The Kenya National Chamber of Commerce and Industry (KNCCI) has backed plans by the President Uhuru Kenyatta to reopen the economy, saying that the move will ease members’ cash flow problems.
Lobby’s president Richard Ngatia said plans were underway to ensure employees are provided with protective gears such as face masks and hand sanitisers as economy reopens.
“KNCCI implores upon President Uhuru Kenyatta to gradually reopen the economy,” he said, adding that the lobby would ensure hospitality industry employees were tested for Covid-19 before being allowed to resume work.
“However, if a total lifting of the curfew and ban on movement is not tenable, we passionately appeal to his excellency to extend the curfew hours from 7pm to 10pm,” he said.
Mr Ngatia also urged traders to embrace aggregator business model through ferrying of goods to complement cargo transporters to limit people movement.”

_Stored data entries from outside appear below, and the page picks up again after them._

static int finish_dots(alfd_ctx *ctx, int64_t nb, int count, int out, int fin) {
  if (ctx->nranks == 1 || ctx->dots_replicated) {
    hipLaunchKernelGGL(dot_final_kernel, dim3(count), dim3(kBlock), 0, ctx->stream, ctx->partial, nb,
                       ctx->pstride, ctx->sc, out, fin);
    HIPC(hipGetLastError());
    return ALFD_OK;
  }
  hipLaunchKernelGGL(dot_final_kernel, dim3(count), dim3(kBlock), 0, ctx->stream, ctx->partial, nb,
                     ctx->pstride, ctx->sc, (int)S_STAGE, (int)FIN_STORE);
  HIPC(hipGetLastError());
  RC(comm_allgather(ctx, ctx->sc + S_STAGE, ctx->gather, (size_t)count * sizeof(double)));
  const int tgt = fin == FIN_STORE ? out : (int)S_TMP;
  hipLaunchKernelGGL(rank_sum_kernel, dim3(1), dim3(64), 0, ctx->stream, ctx->gather, ctx->nranks, count,
                     ctx->sc, tgt);
  if (fin != FIN_STORE) {
    hipLaunchKernelGGL(dot_final_kernel, dim3(1), dim3(kBlock), 0, ctx->stream, ctx->sc + S_TMP,
                       (int64_t)1, (int64_t)0, ctx->sc, out, fin);
  }
  HIPC(hipGetLastError());
  return ALFD_OK;
}

static int dot_async(alfd_ctx *ctx, int64_t npad, const double *x, const double *y, int out,
                     int fin = FIN_STORE) {
  const int64_t nb = npad / kChunk;
  if (nb > 0) {
    Timer tm(ctx, ALFD_T_DOT, 16.0 * npad);
    hipLaunchKernelGGL(dot_partial_kernel, dim3((unsigned)nb), dim3(kBlock), 0, ctx->stream, x, y,
                       ctx->partial);
  }
  HIPC(hipGetLastError());
  return finish_dots(ctx, nb, 1, out, fin);
}

static int read_scalars(alfd_ctx *ctx, int first, int count) {
  hipLaunchKernelGGL(mirror_scalars_kernel, dim3(1), dim3(kBlock), 0, ctx->stream, ctx->sc + first,
                     ctx->sc_host + first, count);
  HIPC(hipGetLastError());
  HIPC(hipStreamSynchronize(ctx->stream));
  return ALFD_OK;
}

#define VEC_LAUNCH(kernel, npad, bytes_per_elem, ...)                                              \
  do {                                                                                             \
    if ((npad) > 0) {                                                                              \
      Timer tm__(ctx, ALFD_T_VEC, (double)(bytes_per_elem) * (double)(npad));                      \
      hipLaunchKernelGGL(kernel, dim3((unsigned)((npad) / kChunk)), dim3(kBlock), 0, ctx->stream,  \
                         __VA_ARGS__);                                                             \
    }                                                                                              \
  } while (0)

enum OpKind { OP_AUG = 0, OP_MP = 1, OP_A22 = 2, OP_AUG2 = 3, OP_K = 4, OP_MASS = 5, OP_CCT = 6 };

static inline int64_t op_npad(const alfd_ctx *ctx, int op) {
  if (op == OP_MASS || op == OP_CCT) return pad_chunk(ctx->n[ctx->nblocks - 1]);
  return (op == OP_AUG || op == OP_K) ? pad_chunk(ctx->n[0]) : op == OP_AUG2 ? ctx->off[2] : pad_chunk(ctx->n[1]);
}

static int winv_scale(alfd_ctx *ctx, double alpha, const double *src, double *dst);
static int nested_mp_solve(alfd_ctx *ctx, const double *b, double *x);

This will not only supplement government efforts to contain the virus from spreading but also safeguard resuscitation of the general economy without opening the virus floodgates and triggering a spike,” he said.

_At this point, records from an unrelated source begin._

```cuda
Column* table_get_or_add(Table& t, const std::string& name, int32_t dtype) {
    Column* c = t.find(name);
    if (c) {
        if (c->dtype != dtype) throw Error(TG_ERR_TYPE_MISMATCH, "column '" + name + "' was registered with a different type");
        return c;
    }
    validate_identifier(name);
    auto nc = std::make_unique<Column>();
    nc->name = name;
    nc->dtype = dtype;
    t.cols.push_back(std::move(nc));
    return t.cols.back().get();
}

void append_validity(Engine& e, Column& c, int64_t have, const uint8_t* validity, int64_t bit_offset, int64_t n) {
    bool has_nulls = false;
// ... 174 lines not shown
        f.dtype = TG_INT64, f.temporal = true, f.src_type = "Timestamp", f.temporal_unit = fmt[2];
    else if (fmt == "tDs" || fmt == "tDm" || fmt == "tDu" || fmt == "tDn") f.dtype = TG_INT64, f.temporal = true, f.src_type = "Duration";
    else throw Error(TG_ERR_UNSUPPORTED, std::string("Arrow format '") + fmt + "' of column '" + column + "' is not supported");
    return f;
}

void table_set_column_arrow_type(Table& t, const std::string& name, const std::string& fmt) {
    Engine& e = *t.eng;
    std::lock_guard<std::mutex> g(e.mu);
    Column* c = t.find(name);
    if (!c) throw Error(TG_ERR_COLUMN_NOT_FOUND, "Schema error: No field named " + name + ". Valid fields are " + t.valid_fields() + ".");
    const ArrowFormat f = arrow_format(fmt, name.c_str());
    if (f.dtype != c->dtype || f.large_offsets) throw Error(TG_ERR_TYPE_MISMATCH, "column '" + name + "' does not store Arrow format '" + fmt + "'");
    if (f.src_w == 4 || f.src_w == 8)
        throw Error(TG_ERR_UNSUPPORTED, "column '" + name + "': Arrow format '" + fmt + "' cannot be declared on stored values");
    c->src_type = f.src_type;
    c->src_unsigned = f.src_unsigned;
    c->temporal = f.temporal;
    c->temporal_unit = f.temporal_unit;
}

void table_append_arrow(Table& t, const void* schema_p, const void* array_p) {
    const ArrowSchema* sc = (const ArrowSchema*)schema_p;
    const ArrowArray* ar = (const ArrowArray*)array_p;
    if (!sc || !ar || !sc->format || strcmp(sc->format, "+s") != 0)
        throw Error(TG_ERR_INVALID_ARG, "expected a struct-typed ArrowArray (a RecordBatch)");
    if (ar->offset != 0) throw Error(TG_ERR_UNSUPPORTED, "sliced struct arrays are not supported");
    for (int64_t i = 0; i < sc->n_children; ++i) {
        const ArrowSchema* cs = sc->children[i];
        const ArrowArray* ca = ar->children[i];
// ... 72 lines not shown
```

Measured before the change: 191.5 billion.

## Cache compiled scan passes per table and move scan tables to device memory

Compiles each scan pass once into a cached entry keyed by aggregate definitions and env knobs. Per-pass tables, including a new precomputed finalize unit list, are uploaded once to a persistent device block, so the large ScanTables struct no longer travels as a kernel parameter. The smem opt-in attribute is set once at engine creation, and the finalize kernel batches its partial loads. The cache adds invalidation complexity: it must be cleared when columns change, and a stale entry would give wrong results.

New measurement: 195.2 billion, median of 6. 2.0% higher.

```diff
diff --git a/term_b200/csrc/capi.cpp b/term_b200/csrc/capi.cpp
--- a/term_b200/csrc/capi.cpp
+++ b/term_b200/csrc/capi.cpp
@@ -90,6 +90,7 @@
         TG_CUDA(cudaStreamCreateWithFlags(&e.stream, cudaStreamNonBlocking));
         TG_CUDA(cudaStreamCreateWithFlags(&e.copy_stream, cudaStreamNonBlocking));
         for (auto& ev : e.ev) TG_CUDA(cudaEventCreate(&ev));
+        TG_CUDA(scan_opt_in());
         e.pinned_bytes = 32u << 20;
         for (int i = 0; i < 2; ++i) {
             TG_CUDA(cudaMallocHost(&e.pinned[i], e.pinned_bytes));
diff --git a/term_b200/csrc/engine.cu b/term_b200/csrc/engine.cu
--- a/term_b200/csrc/engine.cu
+++ b/term_b200/csrc/engine.cu
@@ -166,10 +166,12 @@
 
 __global__ void scan_states_kernel(const ScanAggOut* __restrict__ out, const ScanOpMeta* __restrict__ metas, int n_ops, DevAggRec* __restrict__ states);
 
-static void run_scan_pass(Engine& e, Table& t, Plan& p, std::vector<ScanOp>& ops) {
-    if (ops.empty()) return;
-    auto P = std::make_unique<ScanParams>();
-    memset(P.get(), 0, sizeof(ScanParams));
+static CompiledPass compile_scan_pass(Engine& e, Table& t, std::vector<ScanOp>& ops) {
+    CompiledPass cp;
+    cp.host = std::make_unique<ScanPassTables>();
+    memset(cp.host.get(), 0, sizeof(ScanPassTables));
+    ScanParams* P = &cp.P;
+    ScanTables& tab = cp.host->tab;
     std::vector<TileCol> tcols;
     struct OpCols {
         int c0 = -1, c1 = -1;
@@ -264,7 +266,7 @@
     P->stage_bytes = (uint32_t)stage_bytes;
     for (size_t i = 0; i < tcols.size(); ++i) {
         Column* c = tcols[i].col;
-        ScanColDesc& d = P->tab.cols[i];
+        ScanColDesc& d = tab.cols[i];
         d.values = tcols[i].need_values ? c->values.p : nullptr;
         d.validity = c->validity.p;
         d.kind = c->dtype == TG_FLOAT64 ? SC_F64 : c->dtype == TG_INT64 ? SC_I64 : c->dtype == TG_BOOL ? SC_BOOL : SC_BITS;
@@ -293,7 +295,7 @@
                 };
                 fix(ins.a_kind, ins.a_idx);
                 fix(ins.b_kind, ins.b_idx);
-                P->tab.code[code_off++] = ins;
+                tab.code[code_off++] = ins;
             }
         }
         if (o.kind == UNIT_TERMS) {
@@ -301,7 +303,7 @@
             for (auto tm : o.terms) {
                 tm.col = tile_col_index(tcols, o.pred_cols[tm.col], false);
                 if (term_off >= SCAN_MAX_TERMS) throw Error(TG_ERR_UNSUPPORTED, "too many predicate terms in one scan pass");
-                P->tab.terms[term_off++] = tm;
+                tab.terms[term_off++] = tm;
             }
         }
         const int r = reps[i];
@@ -335,25 +337,45 @@
         if (best < 0) throw Error(TG_ERR_UNSUPPORTED, "too many aggregates in one scan pass");
         units[idx].d.warp = best;
         load[best] += units[idx].cost;
-        P->tab.warp_units[best][1 + owned[best]] = idx;
-        P->tab.warp_units[best][0] = ++owned[best];
+        tab.warp_units[best][1 + owned[best]] = idx;
+        tab.warp_units[best][0] = ++owned[best];
     }
     P->n_units = (int)units.size();
     P->n_state_units = units.size() <= (size_t)SCAN_CONSUMER_WARPS ? 0 : (int)units.size();
     P->n_aggs = (int)ops.size();
     P->n_code = code_off;
     P->n_terms = term_off;
-    for (size_t i = 0; i < units.size(); ++i) P->tab.units[i] = units[i].d;
-
-    const int grid = (int)std::min<int64_t>(std::max<int64_t>(P->n_tiles, 1), e.sm_count);
-    const size_t partial_bytes = (size_t)grid * P->n_units * SCAN_STATE_SLOTS * 8;
-    const size_t out_bytes = ops.size() * sizeof(ScanAggOut);
-    uint8_t* scr = e.scratch(round_up(partial_bytes, 256) + out_bytes);
-    P->partials = reinterpret_cast<uint64_t*>(scr);
-    ScanAggOut* d_out = reinterpret_cast<ScanAggOut*>(scr + round_up(partial_bytes, 256));
-
+    for (size_t i = 0; i < units.size(); ++i) tab.units[i] = units[i].d;
+    ScanFinalize& fin = cp.host->fin;
+    for (size_t a = 0; a < ops.size(); ++a) {
+        fin.off[a + 1] = fin.off[a];
+        for (size_t u = 0; u < units.size(); ++u)
+            if (units[u].d.agg == (int)a) {
+                fin.units[fin.off[a + 1]++] = (int)u;
+                fin.kind[a] = units[u].d.kind;
+            }
+    }
+    cp.grid = (int)std::min<int64_t>(std::max<int64_t>(P->n_tiles, 1), e.sm_count);
+    for (auto& o : ops) cp.ops.push_back(ScanPassOp{o.kind, o.agg, o.c0 ? o.c0->pivot : 0.0, o.c1 ? o.c1->pivot : 0.0});
+    return cp;
+}
+
+static size_t pass_device_bytes(const CompiledPass& cp) {
+    return round_up(cp.partial_bytes(), 256) + round_up(cp.ops.size() * sizeof(ScanAggOut), 256) + round_up(sizeof(ScanPassTables), 256);
+}
+static void place_pass(Engine& e, CompiledPass& cp, uint8_t* d) {
+    cp.P.partials = reinterpret_cast<uint64_t*>(d);
+    d += round_up(cp.partial_bytes(), 256);
+    cp.d_out = reinterpret_cast<ScanAggOut*>(d);
+    d += round_up(cp.ops.size() * sizeof(ScanAggOut), 256);
+    cp.P.tables = reinterpret_cast<const ScanPassTables*>(d);
+    TG_CUDA(cudaMemcpyAsync(d, cp.host.get(), sizeof(ScanPassTables), cudaMemcpyHostToDevice, e.stream));
+}
+
+static void run_scan_pass(Engine& e, Table& t, Plan& p, const CompiledPass& cp) {
+    const std::vector<ScanPassOp>& ops = cp.ops;
     TG_CUDA(cudaEventRecord(e.ev[0], e.stream));
-    TG_CUDA(scan_launch(*P, grid, d_out, e.stream));
+    TG_CUDA(scan_launch(cp.P, cp.grid, cp.d_out, e.stream));
     TG_CUDA(cudaEventRecord(e.ev[1], e.stream));
     e.launches += 2;
     p.stats.launches += 2;
@@ -361,18 +383,18 @@
         FusedScan& fz = *e.fused;
         ScanOpMeta* hm = fz.h_metas + fz.n_metas;
         for (size_t i = 0; i < ops.size(); ++i) {
-            hm[i] = ScanOpMeta{ops[i].kind, ops[i].agg, ops[i].c0 ? ops[i].c0->pivot : 0.0, ops[i].c1 ? ops[i].c1->pivot : 0.0, (uint64_t)t.n_rows};
+            hm[i] = ScanOpMeta{ops[i].kind, ops[i].agg, ops[i].pivot0, ops[i].pivot1, (uint64_t)t.n_rows};
             fz.from_device[ops[i].agg] = 1;
         }
-        scan_states_kernel<<<1, 64, 0, e.stream>>>(d_out, hm, (int)ops.size(), fz.d_states);
+        scan_states_kernel<<<1, 64, 0, e.stream>>>(cp.d_out, hm, (int)ops.size(), fz.d_states);
         TG_CUDA(cudaGetLastError());
         fz.n_metas += (int)ops.size();
         e.launches += 1;
         p.stats.launches += 1;
         return;
     }
-    ScanAggOut* h_out = reinterpret_cast<ScanAggOut*>(e.host_scratch(out_bytes));
-    TG_CUDA(cudaMemcpyAsync(h_out, d_out, out_bytes, cudaMemcpyDeviceToHost, e.stream));
+    const ScanAggOut* h_out = cp.h_out;
+    TG_CUDA(cudaMemcpyAsync(cp.h_out, cp.d_out, ops.size() * sizeof(ScanAggOut), cudaMemcpyDeviceToHost, e.stream));
     TG_CUDA(cudaStreamSynchronize(e.stream));
     float ms = 0;
     TG_CUDA(cudaEventElapsedTime(&ms, e.ev[0], e.ev[1]));
@@ -395,10 +417,10 @@
             case UNIT_NUM_F64:
             case UNIT_NUM_I64:
                 a.u[0] = s[S_N];
-                a.f[0] = ops[i].c0->pivot;
+                a.f[0] = ops[i].pivot0;
                 a.f[1] = u2d(s[S_SD]);
                 a.f[2] = u2d(s[S_SDD]);
-                a.f[5] = (double)s[S_N] * ops[i].c0->pivot + u2d(s[S_SD]);
+                a.f[5] = (double)s[S_N] * ops[i].pivot0 + u2d(s[S_SD]);
                 if (ops[i].kind == UNIT_NUM_I64) {
                     a.u[1] = s[S_ISUM];
                     a.u[2] = s[S_MIN];
@@ -411,8 +433,8 @@
                 break;
             case UNIT_PAIR:
                 a.u[0] = s[P_N];
-                a.f[0] = ops[i].c0->pivot;
-                a.f[1] = ops[i].c1->pivot;
+                a.f[0] = ops[i].pivot0;
+                a.f[1] = ops[i].pivot1;
                 a.f[2] = u2d(s[P_SX]);
                 a.f[3] = u2d(s[P_SY]);
                 a.f[4] = u2d(s[P_SXX]);
@@ -532,6 +554,9 @@
     if (!c->wide) c->wide = std::make_unique<Column>();
     Column& w = *c->wide;
     if (w.n_rows != c->n_rows || !w.values.p) {
+        for (auto& kv : e.tables)
+            for (auto& tc : kv.second->cols)
+                if (tc.get() == c) kv.second->clear_scan_cache();
         e.sync_copies();
         w.name = c->name;
         w.dtype = c->dtype == TG_INT32 ? TG_INT64 : TG_FLOAT64;
@@ -1072,7 +1097,59 @@
     return copy;
 }
 
+ScanCacheEntry::~ScanCacheEntry() {
+    if (d_block) eng->dev_free(d_block, d_bytes);
+    if (h_block) cudaFreeHost(h_block);
+}
+
+constexpr size_t SCAN_CACHE_ENTRIES = 8;
+
+static std::string scan_cache_key(const Plan& p, const std::vector<int>& agg_ids) {
+    std::string k;
+    for (const char* knob : {"TG_SCAN_TILE_ROWS", "TG_SCAN_MIN_STAGES", "TG_SCAN_UNITS"}) {
+        const char* v = getenv(knob);
+        k += v ? v : "";
+        k += '\x1e';
+    }
+    for (int id : agg_ids) {
+        const Agg& a = p.aggs[id];
+        k += std::to_string(id) + '\x1f' + std::to_string((int)a.kind) + '\x1f' + std::to_string(a.flags) + '\x1f' + a.key + '\x1e';
+    }
+    return k;
+}
+
+static void run_cached_scan(Engine& e, Table& t, Plan& p, const ScanCacheEntry& ce) {
+    p.stats.bytes_scanned += ce.bytes_scanned;
+    for (size_t i = 0; i < ce.narrow.size(); ++i) {
+        p.aggs[ce.narrow[i].first].narrow = ce.narrow[i].second;
+        p.aggs[ce.narrow[i].first].narrow_name = ce.narrow_name[i];
+    }
+    for (int id : ce.all_rows) {
+        p.aggs[id].u[0] = (uint64_t)t.n_rows;
+        p.aggs[id].u[1] = (uint64_t)t.n_rows;
+    }
+    for (const CompiledPass& cp : ce.passes) run_scan_pass(e, t, p, cp);
+    for (auto& pr : ce.folds) {
+        if (e.fused) {
+            e.fused->folds.push_back(pr);
+        } else {
+            p.aggs[pr.first].u[0] = (uint64_t)t.n_rows;
+            p.aggs[pr.first].u[1] = p.aggs[pr.second].u[0];
+        }
+    }
+}
+
 void exec_scan_jobs(Engine& e, Table& t, Plan& p, const std::vector<int>& agg_ids) {
+    const std::string key = scan_cache_key(p, agg_ids);
+    for (size_t i = 0; i < t.scan_cache.size(); ++i)
+        if (t.scan_cache[i]->key == key) {
+            std::rotate(t.scan_cache.begin() + i, t.scan_cache.begin() + i + 1, t.scan_cache.end());
+            run_cached_scan(e, t, p, *t.scan_cache.back());
+            return;
+        }
+    auto ce = std::make_unique<ScanCacheEntry>();
+    ce->eng = &e;
+    ce->key = key;
     VirtualCols virtuals(e);
     std::vector<ScanOp> ops;
     uint64_t bytes = 0;
@@ -1119,6 +1196,8 @@
                 if (v != c || c->src_type) {
                     a.narrow = 1 | (c->src_unsigned ? 2 : 0);
                     a.narrow_name = c->src_type ? c->src_type : (c->dtype == TG_INT32 ? "Int32" : "Float32");
+                    ce->narrow.emplace_back(id, a.narrow);
+                    ce->narrow_name.push_back(a.narrow_name);
                 }
                 c = v;
                 return true;
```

On Saturday, President Uhuru Kenyatta hinted at a possibility of relaxing measures to curb the virus.
The Government of Kenya (GoK) undertook a raft of measures in response to the Covid-19 pandemic to curb the transmission of the coronavirus since the confirmation of the first positive case in the country on 12 March 2020.
These measures included the cessation of movement from the larger Nairobi metropolitan area, Mandera county, coastal counties of Mombasa, Kilifi and Kwale. The government also directed a nationwide curfew from 7pm to 5 am with the movement of essential goods and service providers exempted from the curfew, which has affected operation of businesses in the country
Also, the government rolled out economic measures to mitigate against the adverse effect of the coronavirus on the economy. It has adopted an expansionary monetary policy by reducing the cash reserve ratio to increase liquidity of KShs 35.2 billion to commercial banks for further lending.
Its counterpart and the biggest trading partner, Uganda, plans to start easing strict lock down measures from June 2. President Yoweri Museveni announced recently that authorities plan to distribute face masks to all citizens, six years old and above.
He is quoted saying that public transporters will also be allowed to restart operations but at half their capacity, while shops in buildings that are not crowded will reopen.
Uganda’s government joins other African countries in easing restrictions that were introduced to curb the spread of the coronavirus. The measures in some countries have brought economies to their knees and raised the risk of hunger and social distress.
The East African country has enforced measures for almost two months to help reduce the spread of the virus outbreak by prohibiting movement of vehicles except for cargo and essential services.
Schools and places of worship were closed, and a nighttime curfew was introduced by the government.